# OpenSLAM-org/openslam_g2o

Hardware: AMD Instinct MI355X
Metric: linear-solve ms/iter (buildSystem + setLambda + solve + restoreDiagonal), 100k-pose BA (lower is better)
Workload: dtype f64; 1 GPU; synthetic BA (BASELINE.json configs[3]): 100000 poses / 1000000 landmarks / 5000000 observations, BlockSolver_6_3 semantics, Schur + multifrontal block Cholesky, lambda=10; poses=100000, landmarks=1000000, edges=5000000, parallelism=1 GPU, edge_data=estimates+measurements in HBM, errors/Jacobians evaluated inside buildSystem, information=identity, declared for the whole edge set (not read per edge)

## Files before the change

### openslam_g2o_amd/csrc/block_solver.hip

```cpp
#include "block_solver.h"

#include <algorithm>
#include <atomic>
#include <chrono>
#include <cmath>
#include <cstring>
#include <numeric>

namespace g2ohip {

namespace {

constexpr int kThreads = 256;
constexpr int kMaxBlocks = 1024;

template <int CTRL>
__device__ __forceinline__ double dpp_permute(double v) {
  const int lo = __double2loint(v), hi = __double2hiint(v);
  const int lo2 = __builtin_amdgcn_update_dpp(lo, lo, CTRL, 0xf, 0xf, true);
  const int hi2 = __builtin_amdgcn_update_dpp(hi, hi, CTRL, 0xf, 0xf, true);
  return __hiloint2double(hi2, lo2);
}
template <int G>
__device__ __forceinline__ double group_sum(double v) {
  if (G >= 2) v += dpp_permute<0xB1>(v);
  if (G >= 4) v += dpp_permute<0x4E>(v);
  if (G >= 8) v += dpp_permute<0x141>(v);
  if (G >= 16) v += dpp_permute<0x140>(v);
  return v;
}

typedef double dbl2_u __attribute__((ext_vector_type(2), aligned(8)));
template <int N>
__device__ __forceinline__ void load_vec(const double* __restrict__ p, double (&v)[N]) {
#pragma unroll
  for (int i = 0; i + 1 < N; i += 2) {
    const dbl2_u t = *reinterpret_cast<const dbl2_u*>(p + i);
    v[i] = t.x;
    v[i + 1] = t.y;
  }
  if (N & 1) v[N - 1] = p[N - 1];
}
template <int N>
__device__ __forceinline__ void store_vec(double* __restrict__ p, const double (&v)[N]) {
#pragma unroll
  for (int i = 0; i + 1 < N; i += 2) {
    dbl2_u t;
    t.x = v[i];
    t.y = v[i + 1];
    *reinterpret_cast<dbl2_u*>(p + i) = t;
  }
  if (N & 1) p[N - 1] = v[N - 1];
}
typedef double dbl2_a __attribute__((ext_vector_type(2), aligned(16)));
template <int N>
__device__ __forceinline__ void lds_block(const double* p, double (&v)[N]) {
  if (N % 2 == 0) {
#pragma unroll
    for (int i = 0; i < N; i += 2) {
      const dbl2_a t = *reinterpret_cast<const dbl2_a*>(p + i);
      v[i] = t.x;
      v[i + 1] = t.y;
    }
  } else {
#pragma unroll
    for (int i = 0; i < N; ++i) v[i] = p[i];
  }
}
__device__ __forceinline__ int xcd_swizzle(int b, int nblocks) {
  const int per = nblocks >> 3;
  return (b < (per << 3)) ? (b & 7) * per + (b >> 3) : b;
}

__device__ __forceinline__ double robust_weight(int kind, double delta, double e2) {
  const double dsqr = delta * delta;
  switch (kind) {
    case 1: return (e2 <= dsqr) ? 1.0 : delta / sqrt(e2);
    case 2: return 1.0 / sqrt(e2 / dsqr + 1.0);
    case 3: return 1.0 / (e2 / dsqr + 1.0);
    case 4: return (e2 <= dsqr) ? 1.0 : 0.0;
    case 5: {
      double sc = (2.0 * delta) / (delta + e2);
      if (sc >= 1.0) sc = 1.0;
      return sc * sc;
    }
    default: return 1.0;
  }
}
__device__ __forceinline__ double robust_rho(int kind, double delta, double e2) {
  const double dsqr = delta * delta;
  switch (kind) {
    case 1: return (e2 <= dsqr) ? e2 : 2.0 * sqrt(e2) * delta - dsqr;
    case 2: return 2.0 * dsqr * (sqrt(e2 / dsqr + 1.0) - 1.0);
    case 3: return dsqr * log(e2 / dsqr + 1.0);
    case 4: return (e2 <= dsqr) ? e2 : dsqr;
    case 5: {
      double sc = (2.0 * delta) / (delta + e2);
      if (sc >= 1.0) sc = 1.0;
      return sc * e2 * sc;
    }
    default: return e2;
  }
}
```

.....

_Exercise prompt_
Scan the material above for lines holding "void" and copy each of them.

_Your response_
__device__ __forceinline__ void load_vec(const double* __restrict__ p, double (&v)[N]) {
__device__ __forceinline__ void store_vec(double* __restrict__ p, const double (&v)[N]) {
__device__ __forceinline__ void lds_block(const double* p, double (&v)[N]) {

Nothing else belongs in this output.